Scientology has been opposed to psychiatry and psychology since the 1950s. L. Ron Hubbard portrayed those fields as harmful and illegitimate. The Church promotes auditing as an alternative practice, which medical experts and scholars describe as unlicensed psychological therapy, and which led to charges of "practicing medicine without a license" in the early 1950s and 1960s. Scientology's anti-psychiatry campaigns have discouraged people from seeking medical and mental health treatment.

This has contributed to several public controversies, including criminal charges against the Church due to the death of member Lisa McPherson during the Church's brutal isolation practices for psychotic breaks, called the Introspection Rundown. In 1996, a nanny in Denmark with a history of mental illness was working for Scientologists, stopped taking her psychiatric medication in an effort to join Scientology, and subsequently mutilated and killed their 18‑month‑old twins.

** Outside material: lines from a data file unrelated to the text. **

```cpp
__global__ void k_gather_rows(const float* __restrict__ x, int n_src, int c,
                              const int* __restrict__ idx, int n, float* __restrict__ out) {
  const long gid = (long)blockIdx.x * blockDim.x + threadIdx.x;
  if (gid >= (long)n * c) return;
  const int row = (int)(gid / c), ch = (int)(gid % c);
  const int id = idx[row];
  out[gid] = (id >= 0 && id < n_src) ? x[(size_t)id * c + ch] : 0.f;
}

}

int instnorm_slice_rows() { return kSliceRows; }
int instnorm_nsplit(int max_len) { return in_nsplit(max_len); }
void launch_in_final(const double* part, const int* cu, int nb, int c, int nsplit, float eps, float* mean,
                     float* rstd, hipStream_t stream) {
  hipLaunchKernelGGL(k_in_final, dim3(cdiv((long)nb * c, 256)), dim3(256), 0, stream, part, cu, nb, c, nsplit, eps,
                     mean, rstd);
}
}

using namespace spr;

namespace {
struct InstnormWs {
  double* part;
  float *mean, *rstd;
  double *m1, *m2;
};
InstnormWs instnorm_layout(Workspace& w, int max_len, int nb, int c, bool backward) {
  const size_t B = (size_t)(nb > 0 ? nb : 1), C = (size_t)(c > 0 ? c : 1);
  InstnormWs l{};
  l.part = w.take<double>(B * in_nsplit(max_len) * 2 * C);
  l.mean = w.take<float>(B * C);
  l.rstd = w.take<float>(B * C);
  if (backward) {
    l.m1 = w.take<double>(B * C);
    l.m2 = w.take<double>(B * C);
  }
  return l;
}
}

extern "C" size_t spr_instnorm_workspace_bytes(int max_len, int nb, int c) {
  return measure(instnorm_layout, max_len, nb, c, false);
}

extern "C" int spr_instnorm(const float* x, const int* cu, int n, int nb, int max_len_host, int c,
                            float eps, int norm, const float* add, float slope, float* out, float* out_range,
                            int out_range_n, void* ws, size_t ws_bytes, void* stream_) {
  hipStream_t stream = (hipStream_t)stream_;
  SPR_REQUIRE(out_range == nullptr || (out_range_n >= 1 && (out_range_n & (out_range_n - 1)) == 0),
              "instnorm: out_range_n must be a power of two");
  SPR_REQUIRE(n > 0 && nb >= 1 && c >= 4 && c % 4 == 0, "instnorm: need n>0 and c %% 4 == 0 (c=%d)", c);
  float* mean = nullptr;
  float* rstd = nullptr;
  if (norm) {
    SPR_REQUIRE(max_len_host >= 1 && max_len_host <= n, "instnorm: bad max_len_host=%d", max_len_host);
    Workspace w(ws, ws_bytes);
    const InstnormWs l = instnorm_layout(w, max_len_host, nb, c, false);
    SPR_REQUIRE(ws != nullptr && w.ok(), "instnorm: workspace too small");
    const int nsplit = in_nsplit(max_len_host);
    double* part = l.part;
    mean = l.mean;
    rstd = l.rstd;
    hipLaunchKernelGGL(k_in_stats, dim3(nb, nsplit, cdiv(c, 64)), dim3(256), 0, stream, x, cu, c, nsplit, part);
    hipLaunchKernelGGL(k_in_final, dim3(cdiv((long)nb * c, 256)), dim3(256), 0, stream, part, cu,
                       nb, c, nsplit, eps, mean, rstd);
    SPR_LAUNCH_CHECK();
  }
  const long total = (long)n * (c / 4);
  hipLaunchKernelGGL(k_in_apply, dim3(cdiv(total, 256 * kInApplyUnroll)), dim3(256), 0, stream, x, cu, n, nb, c,
                     norm, mean, rstd, add, slope, out, out_range, out_range_n);
  SPR_LAUNCH_CHECK();
  return 0;
}

extern "C" int spr_instnorm_stats(const float* x, const int* cu, int n, int nb, int max_len_host, int c, float eps,
                                  float* mean, float* rstd, void* ws, size_t ws_bytes, void* stream_) {
  hipStream_t stream = (hipStream_t)stream_;
  SPR_REQUIRE(x && cu && mean && rstd && n > 0 && nb >= 1 && c >= 4 && c % 4 == 0, "instnorm_stats: bad arguments (c=%d)", c);
  SPR_REQUIRE(max_len_host >= 1 && max_len_host <= n, "instnorm_stats: bad max_len_host=%d", max_len_host);
  Workspace w(ws, ws_bytes);
  double* part = instnorm_layout(w, max_len_host, nb, c, false).part;
  SPR_REQUIRE(ws != nullptr && w.ok(), "instnorm_stats: workspace too small");
  const int nsplit = in_nsplit(max_len_host);
  hipLaunchKernelGGL(k_in_stats, dim3(nb, nsplit, cdiv(c, 64)), dim3(256), 0, stream, x, cu, c, nsplit, part);
  hipLaunchKernelGGL(k_in_final, dim3(cdiv((long)nb * c, 256)), dim3(256), 0, stream, part, cu, nb, c, nsplit, eps, mean,
                     rstd);
  SPR_LAUNCH_CHECK();
  return 0;
}

extern "C" size_t spr_instnorm_bwd_workspace_bytes(int max_len, int nb, int c) {
  return measure(instnorm_layout, max_len, nb, c, true);
}

extern "C" int spr_instnorm_bwd(const float* x, const float* out, const float* dout, const int* cu, int n, int nb,
                                int max_len_host, int c, float eps, int norm, float slope, float* dx, float* dadd,
                                void* ws, size_t ws_bytes, void* stream_) {
  hipStream_t stream = (hipStream_t)stream_;
  SPR_REQUIRE(n > 0 && nb >= 1 && c >= 4 && c % 4 == 0, "instnorm_bwd: need n>0 and c %% 4 == 0 (c=%d)", c);
  SPR_REQUIRE(x && out && dout && dx, "instnorm_bwd: null operand");
  float *mean = nullptr, *rstd = nullptr;
  double *m1 = nullptr, *m2 = nullptr;
  if (norm) {
    SPR_REQUIRE(max_len_host >= 1 && max_len_host <= n, "instnorm_bwd: bad max_len_host=%d", max_len_host);
    Workspace w(ws, ws_bytes);
    const InstnormWs l = instnorm_layout(w, max_len_host, nb, c, true);
    SPR_REQUIRE(ws != nullptr && w.ok(), "instnorm_bwd: workspace too small");
    const int nsplit = in_nsplit(max_len_host);
    double* part = l.part;
    mean = l.mean; rstd = l.rstd; m1 = l.m1; m2 = l.m2;
    hipLaunchKernelGGL(k_in_stats, dim3(nb, nsplit, cdiv(c, 64)), dim3(256), 0, stream, x, cu, c, nsplit, part);
    hipLaunchKernelGGL(k_in_final, dim3(cdiv((long)nb * c, 256)), dim3(256), 0, stream, part, cu, nb, c, nsplit,
                       eps, mean, rstd);
    hipLaunchKernelGGL(k_in_bwd_stats, dim3(nb, nsplit, cdiv(c, 64)), dim3(256), 0, stream, x, out, dout, cu, c, nsplit, slope,
                       mean, rstd, part);
    hipLaunchKernelGGL(k_in_bwd_final, dim3(cdiv((long)nb * c, 256)), dim3(256), 0, stream, part, cu, nb, c, nsplit,
                       m1, m2);
    SPR_LAUNCH_CHECK();
  }
  if (c % 4 == 0 && (((uintptr_t)x | (uintptr_t)out | (uintptr_t)dout | (uintptr_t)dx | (uintptr_t)dadd) & 15) == 0)
    hipLaunchKernelGGL(k_in_bwd_apply4, dim3(cdiv((long)n * (c / 4), 256)), dim3(256), 0, stream, x, out, dout, cu, n, nb,
                       c, norm, slope, mean, rstd, m1, m2, dx, dadd);
  else
    hipLaunchKernelGGL(k_in_bwd_apply, dim3(cdiv((long)n * c, 256)), dim3(256), 0, stream, x, out, dout, cu, n, nb, c,
                       norm, slope, mean, rstd, m1, m2, dx, dadd);
  SPR_LAUNCH_CHECK();
  return 0;
}

extern "C" int spr_maxpool_gather(const float* x, int ns, int c, const int* idx, int nq, int idx_stride, int k,
                                  const int* order, float* out, float* out_range, int out_range_n, void* stream_) {
  hipStream_t stream = (hipStream_t)stream_;
  SPR_REQUIRE(out_range == nullptr || (out_range_n >= 1 && (out_range_n & (out_range_n - 1)) == 0),
              "maxpool: out_range_n must be a power of two");
  SPR_REQUIRE(nq > 0 && ns > 0 && c % 4 == 0 && k >= 1 && k <= idx_stride, "maxpool: bad arguments");
  const long total = (long)nq * (c / 4);
  const long nblk = order != nullptr ? align_up((size_t)cdiv(total, 256), 8) : cdiv(total, 256);
  hipLaunchKernelGGL(k_maxpool, dim3((unsigned)nblk), dim3(256), 0, stream, x, ns, c, idx, nq, idx_stride, k, out,
                     out_range, out_range_n, order);
  SPR_LAUNCH_CHECK();
  return 0;
}

extern "C" int spr_gather_rows(const float* x, int n_src, int c, const int* idx, int n, float* out,
                               void* stream_) {
  hipStream_t stream = (hipStream_t)stream_;
  SPR_REQUIRE(n > 0 && c >= 1, "gather_rows: bad arguments");
  const long total = (long)n * c;
  hipLaunchKernelGGL(k_gather_rows, dim3(cdiv(total, 256)), dim3(256), 0, stream, x, n_src, c, idx,
                     n, out);
  SPR_LAUNCH_CHECK();
  return 0;
}
// ... 1 lines not shown
```

superpoints_registration_amd/csrc/spr_common.h:

```cpp
#pragma once
#include <hip/hip_runtime.h>

#include <cstdarg>
#include <cstdio>
#include <cstdint>
#include <cstring>

#include "../../include/spr.h"

namespace spr {

constexpr int kWave = 64;

void set_error(const char* fmt, ...);

#define SPR_HIP_CHECK(expr)                                                   \
  do {                                                                        \
    hipError_t _e = (expr);                                                   \
    if (_e != hipSuccess) {                                                   \
      ::spr::set_error("%s failed: %s (%s:%d)", #expr, hipGetErrorString(_e), \
                       __FILE__, __LINE__);                                   \
      return 1;                                                               \
    }                                                                         \
  } while (0)
// ... 8 lines not shown
    }                                                                       \
  } while (0)

#define SPR_REQUIRE(cond, ...)        \
  do {                                \
    if (!(cond)) {                    \
      ::spr::set_error(__VA_ARGS__);  \
      return 2;                       \
    }                                 \
  } while (0)

static inline size_t align_up(size_t x, size_t a) { return (x + a - 1) / a * a; }
static inline int cdiv(long a, long b) { return (int)((a + b - 1) / b); }

struct Workspace {
  char* base;
  size_t size;
  size_t off;
  bool failed;
  Workspace() : base(nullptr), size(SIZE_MAX), off(0), failed(false) {}
  Workspace(void* p, size_t n) : base((char*)p), size(n), off(0), failed(false) {}
  bool ok() const { return !failed; }
  size_t used() const { return failed ? SIZE_MAX : off; }
  template <typename T>
  T* take(size_t count) {
    if (count > (SIZE_MAX - 255) / sizeof(T)) {
      failed = true;
      return nullptr;
    }
    size_t bytes = align_up(count * sizeof(T), 256);
    if (bytes > size - off) {
      failed = true;
      return nullptr;
    }
    T* r = base ? (T*)(base + off) : nullptr;
    off += bytes;
    return r;
  }
};
template <typename Layout, typename... Args>
size_t measure(Layout layout, Args... args) {
  Workspace w;
  layout(w, args...);
  return w.used();
}

bool prof_enabled();
void prof_push(hipEvent_t beg, hipEvent_t end, int code, int n);
struct ProfScope {
  hipStream_t stream;
  bool on;
  hipEvent_t beg, end;
  int code, n;
  ProfScope(hipStream_t s, int code_, int n_) : stream(s), on(prof_enabled()), code(code_), n(n_) {
    if (!on) return;
    if (hipEventCreate(&beg) != hipSuccess || hipEventCreate(&end) != hipSuccess) {
      on = false;
      return;
    }
    (void)hipEventRecord(beg, stream);
  }
  ~ProfScope() {
    if (!on) return;
    (void)hipEventRecord(end, stream);
    prof_push(beg, end, code, n);
  }
};

int ensure_dyn_lds(const void* kernel, int bytes);
int device_cu_count();

int launch_absmax(const float* x, long rows, int cols, long stride, float* parts, hipStream_t stream);
int launch_absmax2(const float* x0, long rows0, int cols0, long stride0, float* parts0, const float* x1,
                   long rows1, int cols1, long stride1, float* parts1, hipStream_t stream);

void launch_rowflag(const float* x, const float* s_xyz, int ns, int cin, unsigned char* flag, float4* sxf,
                    int* tile_ctr, hipStream_t stream);

int instnorm_slice_rows();
int instnorm_nsplit(int max_len);
void launch_in_final(const double* part, const int* cu, int nb, int c, int nsplit, float eps, float* mean,
                     float* rstd, hipStream_t stream);

#ifdef __HIPCC__
typedef float f32x2 __attribute__((ext_vector_type(2)));
typedef float f32x4 __attribute__((ext_vector_type(4)));
typedef float f32x16 __attribute__((ext_vector_type(16)));
typedef _Float16 f16x2 __attribute__((ext_vector_type(2)));

__device__ __forceinline__ int find_segment(const int* __restrict__ cu, int nseg,
                                            int i) {
  int lo = 0, hi = nseg;
  while (hi - lo > 1) {
    int mid = (lo + hi) >> 1;
    if (cu[mid] <= i)
      lo = mid;
    else
      hi = mid;
  }
  return lo;
}

__device__ __forceinline__ int xcd_swizzle(int b, int nwg) {
  const int q = nwg >> 3, r = nwg & 7;
  const int xcd = b & 7, idx = b >> 3;
  const int base = (xcd < r) ? xcd * (q + 1) : r * (q + 1) + (xcd - r) * q;
  return base + idx;
}

__device__ __forceinline__ void split_pk(float a, float b, unsigned int& hi_u, unsigned int& lo_u) {
  const f16x2 hi = {(_Float16)a, (_Float16)b};
  hi_u = __builtin_bit_cast(unsigned int, hi);
  asm("v_fma_mixlo_f16 %0, %1, -1.0, %2 op_sel_hi:[1,0,0]\n\t"
      "v_fma_mixhi_f16 %0, %1, -1.0, %3 op_sel:[1,0,0] op_sel_hi:[1,0,0]"
      : "=&v"(lo_u)
      : "v"(hi_u), "v"(a), "v"(b));
}

__device__ __forceinline__ void split_pk_s(float a, float b, float s, unsigned int& hi_u,
                                           unsigned int& lo_u) {
  asm("v_fma_mixlo_f16 %0, %1, %3, 0 op_sel_hi:[0,0,0]\n\t"
      "v_fma_mixhi_f16 %0, %2, %3, 0 op_sel_hi:[0,0,0]"
      : "=&v"(hi_u)
      : "v"(a), "v"(b), "v"(s));
  asm("v_fma_mixlo_f16 %0, %2, %4, -%1 op_sel_hi:[0,0,1]\n\t"
      "v_fma_mixhi_f16 %0, %3, %4, -%1 op_sel:[0,0,1] op_sel_hi:[0,0,1]"
      : "=&v"(lo_u)
      : "v"(hi_u), "v"(a), "v"(b), "v"(s));
}

__device__ __forceinline__ void split_pk_s_hi(float a, float b, float s, unsigned int& hi_u) {
  asm("v_fma_mixlo_f16 %0, %1, %3, 0 op_sel_hi:[0,0,0]\n\t"
      "v_fma_mixhi_f16 %0, %2, %3, 0 op_sel_hi:[0,0,0]"
      : "=&v"(hi_u)
      : "v"(a), "v"(b), "v"(s));
}
__device__ __forceinline__ void split_pk_s_lo(float a, float b, float s, unsigned int hi_u, unsigned int& lo_u) {
  asm("v_fma_mixlo_f16 %0, %2, %4, -%1 op_sel_hi:[0,0,1]\n\t"
      "v_fma_mixhi_f16 %0, %3, %4, -%1 op_sel:[0,0,1] op_sel_hi:[0,0,1]"
      : "=&v"(lo_u)
      : "v"(hi_u), "v"(a), "v"(b), "v"(s));
}

__host__ __device__ __forceinline__ int pow2_exp_for(float amax) {
  if (!(amax > 0.f) || !(amax < 3.0e38f)) return 0;
  unsigned int u;
#ifdef __HIP_DEVICE_COMPILE__
  u = __float_as_uint(amax);
#else
  memcpy(&u, &amax, 4);
#endif
  const int e = (int)((u >> 23) & 0xff) - 127;
  int k = 14 - e;
  if (k > 60) k = 60;
  if (k < -60) k = -60;
  return k;
}
__host__ __device__ __forceinline__ float pow2f(int k) {
  const unsigned int u = (unsigned int)(127 + k) << 23;
  float f;
#ifdef __HIP_DEVICE_COMPILE__
  f = __uint_as_float(u);
#else
  memcpy(&f, &u, 4);
#endif
  return f;
// ... 57 lines not shown
```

== Reception and influence ==

Scientology has influenced various therapy and spiritual groups formed since the 1960s. Much past-life therapy was influenced by Dianetics, while others, including groups founded by former Scientologists, drew on Scientology.

Many of the organization's critics have utilized the internet, for instance to disseminate leaked confidential documents. The Church of Scientology has sought to sue websites for disseminating Hubbard's writings.

The German government is largely hostile to the Church of Scientology, considering it a threat to democracy, and bars Scientologists in Germany from working in certain roles in the public sector. Scientologists in France have reported being fired or refused jobs because of their beliefs. A 2022 YouGov poll on American attitudes toward religious groups ranked Scientology as the country's least-favored group, with around 50% of respondents indicating a negative view of the practice, alongside Satanism.

Scientology has received an unusually high level of media attention. Hubbard often described journalists in negative terms, calling them "merchants of chaos", and discouraged Scientologists from interacting with journalists.